# What to produce
Locate the string "scale" throughout the material and copy every line in which it occurs.

# Data to use
···

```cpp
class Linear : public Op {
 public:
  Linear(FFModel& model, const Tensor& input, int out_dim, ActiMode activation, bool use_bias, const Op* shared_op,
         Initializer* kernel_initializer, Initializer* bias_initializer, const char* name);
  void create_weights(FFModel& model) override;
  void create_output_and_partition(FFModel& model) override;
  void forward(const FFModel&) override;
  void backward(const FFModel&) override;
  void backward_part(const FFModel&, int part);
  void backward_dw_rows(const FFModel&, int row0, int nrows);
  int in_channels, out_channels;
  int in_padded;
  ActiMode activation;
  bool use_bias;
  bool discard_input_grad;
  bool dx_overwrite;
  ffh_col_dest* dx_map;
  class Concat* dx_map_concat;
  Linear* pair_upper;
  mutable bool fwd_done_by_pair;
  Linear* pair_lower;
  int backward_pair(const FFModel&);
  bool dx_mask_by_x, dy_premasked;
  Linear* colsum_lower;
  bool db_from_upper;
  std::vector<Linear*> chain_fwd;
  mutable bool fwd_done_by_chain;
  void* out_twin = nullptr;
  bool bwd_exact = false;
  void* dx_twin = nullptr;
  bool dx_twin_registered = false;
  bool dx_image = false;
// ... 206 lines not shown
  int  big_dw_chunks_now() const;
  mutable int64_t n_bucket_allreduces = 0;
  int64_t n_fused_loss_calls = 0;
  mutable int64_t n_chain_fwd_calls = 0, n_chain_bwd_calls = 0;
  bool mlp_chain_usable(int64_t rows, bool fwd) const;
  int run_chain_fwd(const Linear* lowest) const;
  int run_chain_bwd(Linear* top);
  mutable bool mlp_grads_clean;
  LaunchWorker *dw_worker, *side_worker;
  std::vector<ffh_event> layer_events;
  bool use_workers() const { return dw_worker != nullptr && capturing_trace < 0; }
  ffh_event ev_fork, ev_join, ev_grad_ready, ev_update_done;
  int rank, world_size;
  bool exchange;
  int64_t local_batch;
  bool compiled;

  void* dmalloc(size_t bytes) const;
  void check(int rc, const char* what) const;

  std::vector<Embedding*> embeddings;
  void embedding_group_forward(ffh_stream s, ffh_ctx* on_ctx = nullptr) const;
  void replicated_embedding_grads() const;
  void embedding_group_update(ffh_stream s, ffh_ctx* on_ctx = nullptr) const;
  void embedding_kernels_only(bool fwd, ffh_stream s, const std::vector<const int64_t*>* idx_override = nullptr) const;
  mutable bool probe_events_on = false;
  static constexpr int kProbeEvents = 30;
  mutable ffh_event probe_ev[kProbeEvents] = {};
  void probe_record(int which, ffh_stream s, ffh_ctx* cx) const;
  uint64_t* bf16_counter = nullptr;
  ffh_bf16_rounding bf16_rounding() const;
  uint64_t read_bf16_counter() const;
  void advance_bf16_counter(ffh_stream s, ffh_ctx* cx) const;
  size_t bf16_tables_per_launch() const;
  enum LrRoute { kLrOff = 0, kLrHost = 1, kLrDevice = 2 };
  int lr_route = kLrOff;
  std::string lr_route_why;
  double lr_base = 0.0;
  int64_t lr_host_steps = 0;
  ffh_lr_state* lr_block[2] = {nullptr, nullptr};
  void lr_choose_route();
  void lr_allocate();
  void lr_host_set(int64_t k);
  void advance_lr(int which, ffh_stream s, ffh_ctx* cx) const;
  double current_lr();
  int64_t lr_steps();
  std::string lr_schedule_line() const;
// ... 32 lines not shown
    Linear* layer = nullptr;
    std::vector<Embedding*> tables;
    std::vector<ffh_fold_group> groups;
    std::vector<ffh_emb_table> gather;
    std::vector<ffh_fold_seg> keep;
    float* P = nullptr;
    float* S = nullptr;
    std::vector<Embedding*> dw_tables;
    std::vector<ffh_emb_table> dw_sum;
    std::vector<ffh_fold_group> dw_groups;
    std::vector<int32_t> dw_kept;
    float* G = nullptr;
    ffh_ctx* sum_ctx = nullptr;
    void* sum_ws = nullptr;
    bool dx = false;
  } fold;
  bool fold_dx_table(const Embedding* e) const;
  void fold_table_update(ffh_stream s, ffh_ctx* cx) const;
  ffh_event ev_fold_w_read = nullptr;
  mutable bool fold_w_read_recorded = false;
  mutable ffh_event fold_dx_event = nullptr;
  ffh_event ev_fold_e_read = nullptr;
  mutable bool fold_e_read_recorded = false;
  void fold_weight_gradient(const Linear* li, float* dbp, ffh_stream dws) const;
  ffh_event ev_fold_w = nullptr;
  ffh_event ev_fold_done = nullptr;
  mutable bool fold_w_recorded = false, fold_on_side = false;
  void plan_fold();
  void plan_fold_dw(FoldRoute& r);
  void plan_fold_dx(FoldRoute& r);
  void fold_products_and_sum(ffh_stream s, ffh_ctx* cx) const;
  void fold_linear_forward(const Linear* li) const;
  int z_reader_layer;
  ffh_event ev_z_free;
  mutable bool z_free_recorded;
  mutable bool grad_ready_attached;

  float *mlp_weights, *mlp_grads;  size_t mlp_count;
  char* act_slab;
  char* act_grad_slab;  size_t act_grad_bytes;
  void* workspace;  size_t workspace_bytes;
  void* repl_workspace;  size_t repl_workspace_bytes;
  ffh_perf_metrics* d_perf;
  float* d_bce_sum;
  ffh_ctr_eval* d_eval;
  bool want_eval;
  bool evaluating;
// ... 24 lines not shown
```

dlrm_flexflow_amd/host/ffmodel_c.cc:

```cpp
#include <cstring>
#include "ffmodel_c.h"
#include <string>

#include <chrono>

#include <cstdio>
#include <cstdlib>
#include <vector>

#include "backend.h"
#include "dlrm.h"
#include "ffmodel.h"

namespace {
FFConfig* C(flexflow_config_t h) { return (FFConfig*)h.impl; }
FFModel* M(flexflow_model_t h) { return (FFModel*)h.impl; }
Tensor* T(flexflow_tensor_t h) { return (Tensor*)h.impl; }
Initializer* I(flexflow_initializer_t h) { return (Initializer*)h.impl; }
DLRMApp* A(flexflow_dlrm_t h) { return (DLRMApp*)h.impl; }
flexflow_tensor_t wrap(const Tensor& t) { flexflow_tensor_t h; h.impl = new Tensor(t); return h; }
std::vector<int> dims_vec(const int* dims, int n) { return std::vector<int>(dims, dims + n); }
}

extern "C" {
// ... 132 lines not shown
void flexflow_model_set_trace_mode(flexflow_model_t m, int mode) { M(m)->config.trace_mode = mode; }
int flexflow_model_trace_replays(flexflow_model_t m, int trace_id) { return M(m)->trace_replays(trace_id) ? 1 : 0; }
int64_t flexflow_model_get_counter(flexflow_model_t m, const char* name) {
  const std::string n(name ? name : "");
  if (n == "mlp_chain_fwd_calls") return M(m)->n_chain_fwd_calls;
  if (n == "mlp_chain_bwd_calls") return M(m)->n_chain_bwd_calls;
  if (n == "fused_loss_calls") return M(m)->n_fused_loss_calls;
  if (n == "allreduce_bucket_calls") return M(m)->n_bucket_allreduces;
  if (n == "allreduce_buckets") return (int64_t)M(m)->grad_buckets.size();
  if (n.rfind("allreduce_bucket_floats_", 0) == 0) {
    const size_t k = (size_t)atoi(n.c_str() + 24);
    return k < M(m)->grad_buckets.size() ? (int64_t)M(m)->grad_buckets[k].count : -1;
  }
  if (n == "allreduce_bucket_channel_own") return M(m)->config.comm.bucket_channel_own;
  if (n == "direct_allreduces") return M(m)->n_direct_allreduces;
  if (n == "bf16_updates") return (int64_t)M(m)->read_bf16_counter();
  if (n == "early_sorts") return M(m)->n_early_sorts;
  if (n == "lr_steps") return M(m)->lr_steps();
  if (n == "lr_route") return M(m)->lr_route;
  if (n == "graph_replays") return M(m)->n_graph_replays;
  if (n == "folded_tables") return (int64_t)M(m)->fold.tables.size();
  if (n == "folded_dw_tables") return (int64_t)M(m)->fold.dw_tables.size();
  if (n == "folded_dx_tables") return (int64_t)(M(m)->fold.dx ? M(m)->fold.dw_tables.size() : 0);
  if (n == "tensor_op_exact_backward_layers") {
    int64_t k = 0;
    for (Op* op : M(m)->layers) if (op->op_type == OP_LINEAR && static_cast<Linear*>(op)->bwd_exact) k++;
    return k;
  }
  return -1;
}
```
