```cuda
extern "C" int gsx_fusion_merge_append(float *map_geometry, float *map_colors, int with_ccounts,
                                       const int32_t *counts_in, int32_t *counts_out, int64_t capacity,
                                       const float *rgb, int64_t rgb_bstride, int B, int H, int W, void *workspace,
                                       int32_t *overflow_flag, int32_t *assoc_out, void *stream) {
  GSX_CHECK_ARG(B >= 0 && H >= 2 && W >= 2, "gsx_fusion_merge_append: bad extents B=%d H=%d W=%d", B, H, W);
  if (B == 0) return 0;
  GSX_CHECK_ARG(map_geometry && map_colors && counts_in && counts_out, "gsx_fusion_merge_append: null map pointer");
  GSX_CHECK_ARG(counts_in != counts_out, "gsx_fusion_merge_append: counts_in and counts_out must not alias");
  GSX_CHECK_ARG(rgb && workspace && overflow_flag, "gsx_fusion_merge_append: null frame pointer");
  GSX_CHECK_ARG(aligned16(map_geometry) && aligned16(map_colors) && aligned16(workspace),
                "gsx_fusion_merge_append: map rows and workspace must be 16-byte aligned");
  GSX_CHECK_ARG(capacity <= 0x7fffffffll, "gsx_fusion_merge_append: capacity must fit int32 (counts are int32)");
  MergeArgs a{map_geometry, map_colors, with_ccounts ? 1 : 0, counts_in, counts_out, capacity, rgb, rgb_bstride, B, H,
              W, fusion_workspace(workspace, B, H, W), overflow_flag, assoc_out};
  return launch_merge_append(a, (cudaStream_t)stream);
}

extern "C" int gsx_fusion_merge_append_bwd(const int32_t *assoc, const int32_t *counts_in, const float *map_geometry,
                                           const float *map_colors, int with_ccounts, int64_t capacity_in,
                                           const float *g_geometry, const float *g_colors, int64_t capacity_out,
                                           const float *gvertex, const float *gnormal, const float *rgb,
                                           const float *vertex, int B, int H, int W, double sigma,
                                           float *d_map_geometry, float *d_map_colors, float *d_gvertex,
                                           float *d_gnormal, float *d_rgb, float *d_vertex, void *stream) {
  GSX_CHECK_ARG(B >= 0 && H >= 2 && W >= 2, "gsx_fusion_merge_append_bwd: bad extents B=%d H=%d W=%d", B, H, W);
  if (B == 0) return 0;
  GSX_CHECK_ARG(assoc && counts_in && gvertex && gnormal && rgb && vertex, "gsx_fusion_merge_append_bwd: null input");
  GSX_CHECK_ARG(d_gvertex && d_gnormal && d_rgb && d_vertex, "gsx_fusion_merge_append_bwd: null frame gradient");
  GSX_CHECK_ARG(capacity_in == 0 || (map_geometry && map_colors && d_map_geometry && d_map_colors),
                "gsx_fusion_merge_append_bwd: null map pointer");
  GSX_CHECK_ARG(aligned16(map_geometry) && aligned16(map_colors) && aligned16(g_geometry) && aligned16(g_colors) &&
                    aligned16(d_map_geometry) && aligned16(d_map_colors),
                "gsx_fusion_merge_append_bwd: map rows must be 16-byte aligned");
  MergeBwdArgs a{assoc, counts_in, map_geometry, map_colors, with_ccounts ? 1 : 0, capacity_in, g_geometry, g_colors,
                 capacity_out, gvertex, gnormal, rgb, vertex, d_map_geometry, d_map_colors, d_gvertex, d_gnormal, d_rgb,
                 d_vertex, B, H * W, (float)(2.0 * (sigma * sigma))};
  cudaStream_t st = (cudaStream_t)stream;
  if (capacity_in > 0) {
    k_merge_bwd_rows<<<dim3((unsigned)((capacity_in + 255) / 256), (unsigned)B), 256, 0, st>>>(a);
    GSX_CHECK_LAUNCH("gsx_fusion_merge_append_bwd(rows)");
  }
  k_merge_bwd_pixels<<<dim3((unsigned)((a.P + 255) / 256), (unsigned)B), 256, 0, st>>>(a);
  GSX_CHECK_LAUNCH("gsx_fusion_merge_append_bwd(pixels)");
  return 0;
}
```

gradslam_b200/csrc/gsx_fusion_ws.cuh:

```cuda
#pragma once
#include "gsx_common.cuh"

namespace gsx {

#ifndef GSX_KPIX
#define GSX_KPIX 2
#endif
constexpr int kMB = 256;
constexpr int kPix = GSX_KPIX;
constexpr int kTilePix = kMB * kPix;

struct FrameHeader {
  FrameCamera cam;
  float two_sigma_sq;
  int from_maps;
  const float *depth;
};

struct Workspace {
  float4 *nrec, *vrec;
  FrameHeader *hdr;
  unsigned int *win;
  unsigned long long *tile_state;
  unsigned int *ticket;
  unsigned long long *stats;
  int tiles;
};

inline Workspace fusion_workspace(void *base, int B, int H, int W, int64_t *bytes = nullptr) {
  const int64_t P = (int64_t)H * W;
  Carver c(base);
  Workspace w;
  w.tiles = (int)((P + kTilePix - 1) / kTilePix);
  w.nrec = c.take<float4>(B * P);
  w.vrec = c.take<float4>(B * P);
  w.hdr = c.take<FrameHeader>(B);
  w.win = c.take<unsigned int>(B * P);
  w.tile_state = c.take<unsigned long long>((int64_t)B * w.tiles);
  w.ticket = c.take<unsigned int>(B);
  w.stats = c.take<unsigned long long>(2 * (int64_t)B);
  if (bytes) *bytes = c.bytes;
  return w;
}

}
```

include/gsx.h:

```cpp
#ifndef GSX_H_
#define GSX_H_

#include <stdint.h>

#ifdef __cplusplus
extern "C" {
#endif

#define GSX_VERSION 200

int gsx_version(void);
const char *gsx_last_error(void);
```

···

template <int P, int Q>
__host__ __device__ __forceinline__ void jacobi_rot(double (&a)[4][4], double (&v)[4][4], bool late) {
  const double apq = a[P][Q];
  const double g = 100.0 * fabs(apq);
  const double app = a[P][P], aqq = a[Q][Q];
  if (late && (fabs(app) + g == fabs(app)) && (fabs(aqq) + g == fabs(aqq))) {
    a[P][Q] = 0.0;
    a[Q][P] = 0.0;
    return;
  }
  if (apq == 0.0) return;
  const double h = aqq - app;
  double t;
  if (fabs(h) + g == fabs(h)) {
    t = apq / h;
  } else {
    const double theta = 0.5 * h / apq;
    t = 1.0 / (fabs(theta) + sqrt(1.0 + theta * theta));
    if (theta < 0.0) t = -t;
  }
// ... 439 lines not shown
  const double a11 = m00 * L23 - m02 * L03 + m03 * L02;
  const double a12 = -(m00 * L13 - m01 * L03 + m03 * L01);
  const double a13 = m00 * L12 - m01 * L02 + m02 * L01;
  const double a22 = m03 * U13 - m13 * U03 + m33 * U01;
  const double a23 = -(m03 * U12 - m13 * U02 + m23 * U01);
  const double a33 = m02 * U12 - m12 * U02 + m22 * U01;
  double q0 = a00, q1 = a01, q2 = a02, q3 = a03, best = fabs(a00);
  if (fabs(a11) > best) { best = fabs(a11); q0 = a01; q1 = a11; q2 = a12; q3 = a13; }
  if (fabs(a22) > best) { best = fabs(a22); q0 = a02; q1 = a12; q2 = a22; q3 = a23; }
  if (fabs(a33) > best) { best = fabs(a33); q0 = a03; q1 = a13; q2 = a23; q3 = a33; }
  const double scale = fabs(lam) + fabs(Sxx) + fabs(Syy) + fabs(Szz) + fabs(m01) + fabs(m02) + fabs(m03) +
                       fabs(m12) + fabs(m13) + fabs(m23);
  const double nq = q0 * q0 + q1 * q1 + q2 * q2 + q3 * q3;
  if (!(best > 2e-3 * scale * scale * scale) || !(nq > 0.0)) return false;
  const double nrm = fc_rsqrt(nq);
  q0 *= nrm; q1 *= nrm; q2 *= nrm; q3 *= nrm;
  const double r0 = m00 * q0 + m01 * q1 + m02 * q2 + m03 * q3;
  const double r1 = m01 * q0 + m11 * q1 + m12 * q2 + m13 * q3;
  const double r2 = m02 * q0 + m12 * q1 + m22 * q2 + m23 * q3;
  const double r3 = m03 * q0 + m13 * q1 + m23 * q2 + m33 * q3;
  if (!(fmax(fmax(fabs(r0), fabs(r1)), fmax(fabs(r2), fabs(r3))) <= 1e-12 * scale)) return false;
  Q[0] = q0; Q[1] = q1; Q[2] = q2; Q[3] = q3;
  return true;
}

···

# Answer section
  const double scale = fabs(lam) + fabs(Sxx) + fabs(Syy) + fabs(Szz) + fabs(m01) + fabs(m02) + fabs(m03) +
  if (!(best > 2e-3 * scale * scale * scale) || !(nq > 0.0)) return false;
  if (!(fmax(fmax(fabs(r0), fabs(r1)), fmax(fabs(r2), fabs(r3))) <= 1e-12 * scale)) return false;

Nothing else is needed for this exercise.